WHAT NEEDS TO BE DONE.
What lines below hold the string "TempConv"? Copy them all.
%%
class SpatioTemporalBlock(_Folded):

    def __init__(self, in_channels, out_channels, A, stride=1, residual=True, temporal_kernel_size=9,
                 temporal_padding=-1, GraphConv=GraphConvolution, TempConv=TemporalConvolution):
        super().__init__()
        equal_padding = int((temporal_kernel_size - 1) / 2)
        if temporal_padding < 0:
            temporal_padding = equal_padding
            self.residual_shrink = None
        else:
            assert temporal_padding <= equal_padding
            self.residual_shrink = equal_padding - temporal_padding
        self.stride = stride
        self.gcn = GraphConv(in_channels, out_channels, A)
        self.tcn = TempConv(out_channels, out_channels, stride=stride, kernel_size=temporal_kernel_size,
                            padding=temporal_padding)
        self.relu = nn.ReLU()
        if not residual:
            self.residual = zero
        elif (in_channels == out_channels) and (stride == 1):
            self.residual = unity
        else:
            self.residual = TempConv(in_channels, out_channels, kernel_size=1, stride=stride, padding=0)
        self._native_tail = isinstance(self.tcn, TemporalConvolution) and (
            self.residual in (zero, unity) or isinstance(self.residual, TemporalConvolution)
        )

    precision = "f32"
    clip_split_k = 0
    clip_split_max_seq = CLIP_SPLIT_MAX_SEQUENCES

    def _watched(self):
        return [m for m in (self.tcn, self.residual) if isinstance(m, nn.Module)]

    def _fold(self):
        sd = self.state_dict()
        return fold.fold_block_tail(sd, "", has_conv_residual=isinstance(self.residual, TemporalConvolution),
                                    split=self.precision == "bf16x3", stride=self.stride)

    def forward(self, x, out=None):
        self._require_eval()
        native.require_device_f32(x, "SpatioTemporalBlock input")
        if self._few_channels_fusable(x):
            return self._forward_few_channels(x, out)
        y = self.gcn(x)
        if not self._native_tail:
            z = self.tcn(y)
            r = self.residual(x[:, :, self.residual_shrink:-self.residual_shrink] if self.residual_shrink else x)
            return self.relu(z + r)
        ops = self._packed_ops(x.device)
        shrink = self.residual_shrink or 0
        if self.residual is zero:
            mode, xr = 0, None
        elif self.residual is unity:
            mode, xr = 1, x
        else:
            mode, xr = 2, x
        if self.precision == "bf16x3":
            return tcn_stage(y, ops["w_split"], ops["bias"], ops["c_out"], ops["k"], self.stride, self.tcn.padding, relu=True,
                             res_mode=mode, x_res=xr, w_res=ops["w_res_split"], res_off=shrink, out=out, split=True)
        ks = max(1, min(self.clip_split_k, -(-ops["c"] // 8))) if (self.clip_split_k > 1 and ops["k"] == 9 and y.shape[0] <= self.clip_split_max_seq) else 1
        return tcn_stage(y, ops["w"], ops["bias"], ops["c_out"], ops["k"], self.stride, self.tcn.padding, relu=True,
                         res_mode=mode, x_res=xr, w_res=ops["w_res"], res_off=shrink, out=out, ksplit=ks,
                         scratch=_scratch_of(self) if ks > 1 else None)


def _few_channels_fusable(self, x) -> bool:
    if not self.fuse_few_channels or type(self.gcn) is not GraphConvolution or not self._native_tail:
        return False
    if self.gcn.in_channels > 4 or self.residual is not zero or self.stride != 1 or self.precision != "f32" or self.residual_shrink:
        return False
    if x.dim() != 4 or x.shape[3] not in (18, 25) or self.gcn.precision != "f32":
        return False
    if self.clip_split_k > 1 and x.shape[0] <= self.clip_split_max_seq:
        return False
    g, t = self.gcn._packed_ops(x.device), self._packed_ops(x.device)
    return (t["k"] == 9 and self.tcn.padding == 4 and g["res_mode"] == 2 and g["c_out"] % 8 == 0 and g["V"] == x.shape[3]
            and max(int(v) for v in g["ell_cnt_host"][:2]) <= 1 and int(g["ell_cnt_host"][2]) <= 4)
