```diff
+        if (HAS_INDEX) {
+          uint32_t grp[4] = {0u, 0u, 0u, 0u};
+#pragma unroll
+          for (int j = 0; j < 8; j++) {
+            const int gj = dense_group[j];
+#pragma unroll
+            for (int k = 0; k < 4; k++) grp[k] |= gj == k ? st.ix.post[j] : 0u;
           }
-        }
-        {
-          uint32_t q[2][4];
-          spec_unpack<VW>(tl.val, q[0], q[1]);
-#pragma unroll
-          for (int s = 0; s < 2; s++) {
-            u32x4 v;
-            v.x = q[s][0] + vmin; v.y = q[s][1] + vmin; v.z = q[s][2] + vmin; v.w = q[s][3] + vmin;
-            *reinterpret_cast<u32x4*>(buf + SPEC_OFF_VAL + (uint32_t)(4 * s + w) * 1024u + (uint32_t)lane * 16u) = v;
-          }
-        }
-        *reinterpret_cast<u32x4*>(buf + (ggi == 0 ? SPEC_OFF_G0 : off_g1) + geff) = tl.grp;
-      }
-    };
-    auto publish_lin = [&](uint8_t* stage, const SpecStage<SW, VW>& st, int sidx) __attribute__((always_inline)) {
-      if (w >= SPEC_TILES) return;
-      const int i = sidx * SPEC_TILES + w;
-      const int wt = (int)blockIdx.x + i * grid;
-      const int64_t rem = i < n_mine ? (int64_t)num_docs - (int64_t)wt * PG_WAVE_DOCS : 0;
-      const int32_t n_valid = rem >= PG_WAVE_DOCS ? PG_WAVE_DOCS : (rem > 0 ? (int32_t)rem : 0);
-      uint32_t lin = valid_lin_mask(n_valid, lane);
-      if (HAS_INDEX) {
-        uint32_t grp[4] = {0u, 0u, 0u, 0u};
-#pragma unroll
-        for (int j = 0; j < 8; j++) {
-          const int gj = dense_group[j];
-#pragma unroll
-          for (int k = 0; k < 4; k++) grp[k] |= gj == k ? st.post[j] : 0u;
-        }
-#pragma unroll
-        for (int k = 0; k < 4; k++)
-          if (k < dense_groups) lin &= ((dense_excl >> k) & 1) ? ~grp[k] : grp[k];
-      }
-      *reinterpret_cast<uint32_t*>(stage + (uint32_t)w * tile_bytes + SPEC_OFF_LIN + (uint32_t)lane * 4u) = HAS_TAIL ? lin & st.tail : lin;
-      ld_cand += (uint32_t)__popc(lin);
+#pragma unroll
+          for (int k = 0; k < 4; k++)
+            if (k < dense_groups) lin &= ((dense_excl >> k) & 1) ? ~grp[k] : grp[k];
+        }
+        *reinterpret_cast<uint32_t*>(stage + (uint32_t)T * tile_bytes + SPEC_OFF_LIN + (uint32_t)lane * 4u) = HAS_TAIL ? lin & st.ix.tail : lin;
+        ld_cand += (uint32_t)__popc(lin);
+      }
     };
     constexpr int SETS = HAS_SCAN ? SPEC_SETS : 2 * SPEC_SETS;
-    SpecStage<SW, VW> st[SETS];
+    Stage st[SETS];
     auto buf_of = [&](int sg) __attribute__((always_inline)) { return stage0 + (uint32_t)(sg & 1) * stage_bytes; };
     if (n_stages > 0) {
 #pragma unroll
@@ -254,25 +261,29 @@
     const uint32_t csum = wave_sum_u32(ld_cand);
     if (HAS_SCAN && !scan_pushed && lane == 0 && csum) atomicAdd(&s_stat[L.stat_slot], csum);
    };
-    if constexpr (!NARROW) {
-      loaders(SpecWidth<32>{}, SpecWidth<32>{});
-    } else {
-      const int sb = uniform(p.spec_sbits), vb = uniform(p.spec_vbits);
-      auto with_scan = [&](auto scan_w) __attribute__((always_inline)) {
-        switch (vb) {
-          case 8: loaders(scan_w, SpecWidth<8>{}); break;
-          case 16: loaders(scan_w, SpecWidth<16>{}); break;
-          case 24: loaders(scan_w, SpecWidth<24>{}); break;
-          default: loaders(scan_w, SpecWidth<32>{}); break;
-        }
-      };
-      switch (sb) {
-        case 8: with_scan(SpecWidth<8>{}); break;
-        case 16: with_scan(SpecWidth<16>{}); break;
-        case 24: with_scan(SpecWidth<24>{}); break;
-        default: with_scan(SpecWidth<32>{}); break;
-      }
-    }
+    auto with_role = [&](auto role) __attribute__((always_inline)) {
+      if constexpr (!NARROW) {
+        loaders(SpecWidth<32>{}, SpecWidth<32>{}, role);
+      } else {
+        const int sb = uniform(p.spec_sbits), vb = uniform(p.spec_vbits);
+        auto with_scan = [&](auto scan_w) __attribute__((always_inline)) {
+          switch (vb) {
+            case 8: loaders(scan_w, SpecWidth<8>{}, role); break;
+            case 16: loaders(scan_w, SpecWidth<16>{}, role); break;
+            case 24: loaders(scan_w, SpecWidth<24>{}, role); break;
+            default: loaders(scan_w, SpecWidth<32>{}, role); break;
+          }
+        };
+        switch (sb) {
+          case 8: with_scan(SpecWidth<8>{}); break;
+          case 16: with_scan(SpecWidth<16>{}); break;
+          case 24: with_scan(SpecWidth<24>{}); break;
+          default: with_scan(SpecWidth<32>{}); break;
+        }
+      }
+    };
+    if (h == 0) with_role(SpecRole<true>{});
+    else with_role(SpecRole<false>{});
   } else {
     const int c = wave - SPEC_LOADERS;
     const uint32_t R = (uint32_t)p.replicas;
diff --git a/pinot_amd/csrc/pg_segment.cpp b/pinot_amd/csrc/pg_segment.cpp
--- a/pinot_amd/csrc/pg_segment.cpp
+++ b/pinot_amd/csrc/pg_segment.cpp
@@ -55,29 +55,39 @@
 
 extern "C" __global__ void __launch_bounds__(256) pg_column_narrow_image_kernel(const uint8_t* __restrict__ data, uint8_t* __restrict__ img,
                                                                                 int64_t n_wtiles, int32_t vmin, int bits) {
-  const int64_t n = n_wtiles * 256;
+  const int64_t n = n_wtiles * 128;
   const int64_t tile_bytes = (int64_t)(PG_WAVE_DOCS / 8) * bits;
   for (int64_t i = (int64_t)blockIdx.x * blockDim.x + threadIdx.x; i < n; i += (int64_t)gridDim.x * blockDim.x) {
-    const int64_t wt = i >> 8;
-    const int b = (int)(i >> 6) & 3, l = (int)i & 63;
-    const uint4 qa = *reinterpret_cast<const uint4*>(data + wt * (PG_WAVE_DOCS * 4) + (int64_t)b * 1024 + l * 16);
-    const uint4 qb = *reinterpret_cast<const uint4*>(data + wt * (PG_WAVE_DOCS * 4) + (int64_t)(4 + b) * 1024 + l * 16);
-    const uint32_t raw[8] = {qa.x, qa.y, qa.z, qa.w, qb.x, qb.y, qb.z, qb.w};
-    uint32_t s[8];
-    for (int e = 0; e < 8; e++) s[e] = (__builtin_bswap32(raw[e]) - (uint32_t)vmin) & (bits == 24 ? 0xFFFFFFu : (bits == 16 ? 0xFFFFu : 0xFFu));
-    uint8_t* tile = img + wt * tile_bytes;
+    const int64_t wt = i >> 7;
+    const int h = (int)(i >> 6) & 1, l = (int)i & 63;
+    uint32_t s[16];
+#pragma unroll
+    for (int r = 0; r < 4; r++) {
+      const uint4 q = *reinterpret_cast<const uint4*>(data + wt * (PG_WAVE_DOCS * 4) + (int64_t)(4 * h + r) * 1024 + l * 16);
+      const uint32_t raw[4] = {q.x, q.y, q.z, q.w};
+#pragma unroll
+      for (int e = 0; e < 4; e++) s[4 * r + e] = (__builtin_bswap32(raw[e]) - (uint32_t)vmin) & (bits == 24 ? 0xFFFFFFu : (bits == 16 ? 0xFFFFu : 0xFFu));
+    }
+    uint8_t* half = img + wt * tile_bytes + (int64_t)h * (tile_bytes / 2);
     if (bits >= 16) {
-      uint4 lo;
-      lo.x = (s[0] & 0xFFFFu) | (s[1] << 16); lo.y = (s[2] & 0xFFFFu) | (s[3] << 16);
-      lo.z = (s[4] & 0xFFFFu) | (s[5] << 16); lo.w = (s[6] & 0xFFFFu) | (s[7] << 16);
-      *reinterpret_cast<uint4*>(tile + (int64_t)b * 1024 + l * 16) = lo;
+#pragma unroll
+      for (int r = 0; r < 2; r++) {
+        const uint32_t* d = s + 8 * r;
+        uint4 lo;
+        lo.x = (d[0] & 0xFFFFu) | (d[1] << 16); lo.y = (d[2] & 0xFFFFu) | (d[3] << 16);
+        lo.z = (d[4] & 0xFFFFu) | (d[5] << 16); lo.w = (d[6] & 0xFFFFu) | (d[7] << 16);
+        *reinterpret_cast<uint4*>(half + (int64_t)r * 1024 + l * 16) = lo;
+      }
     }
     if (bits != 16) {
       const int sh = bits == 24 ? 16 : 0;
-      uint2 hi;
-      hi.x = ((s[0] >> sh) & 0xFFu) | (((s[1] >> sh) & 0xFFu) << 8) | (((s[2] >> sh) & 0xFFu) << 16) | (((s[3] >> sh) & 0xFFu) << 24);
-      hi.y = ((s[4] >> sh) & 0xFFu) | (((s[5] >> sh) & 0xFFu) << 8) | (((s[6] >> sh) & 0xFFu) << 16) | (((s[7] >> sh) & 0xFFu) << 24);
-      *reinterpret_cast<uint2*>(tile + (bits == 24 ? 4096 : 0) + (int64_t)b * 512 + l * 8) = hi;
+      uint32_t hw[4];
+#pragma unroll
+      for (int r = 0; r < 4; r++) {
+        const uint32_t* d = s + 4 * r;
+        hw[r] = ((d[0] >> sh) & 0xFFu) | (((d[1] >> sh) & 0xFFu) << 8) | (((d[2] >> sh) & 0xFFu) << 16) | (((d[3] >> sh) & 0xFFu) << 24);
+      }
+      *reinterpret_cast<uint4*>(half + (bits == 24 ? 2048 : 0) + l * 16) = make_uint4(hw[0], hw[1], hw[2], hw[3]);
     }
   }
 }
@@ -937,7 +947,7 @@
     return false;
   }
   c.img_dev.ptr = ptr; c.img_dev.size = bytes; c.img_dev.device = seg.device;
-  const int grid = (int)std::min<int64_t>((n_wtiles * 256 + 255) / 256, 8192);
+  const int grid = (int)std::min<int64_t>((n_wtiles * 128 + 255) / 256, 8192);
   hipLaunchKernelGGL(pg_column_narrow_image_kernel, dim3(grid), dim3(256), 0, 0, c.fwd_dev.as<uint8_t>(), c.img_dev.as<uint8_t>(), n_wtiles,
                      (int32_t)c.int_min, bits);
   PG_HIP(hipGetLastError());
```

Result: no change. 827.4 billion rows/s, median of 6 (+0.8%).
%%
EXERCISE ANSWER.
                 temporal_padding=-1, GraphConv=GraphConvolution, TempConv=TemporalConvolution):
        self.tcn = TempConv(out_channels, out_channels, stride=stride, kernel_size=temporal_kernel_size,
            self.residual = TempConv(in_channels, out_channels, kernel_size=1, stride=stride, padding=0)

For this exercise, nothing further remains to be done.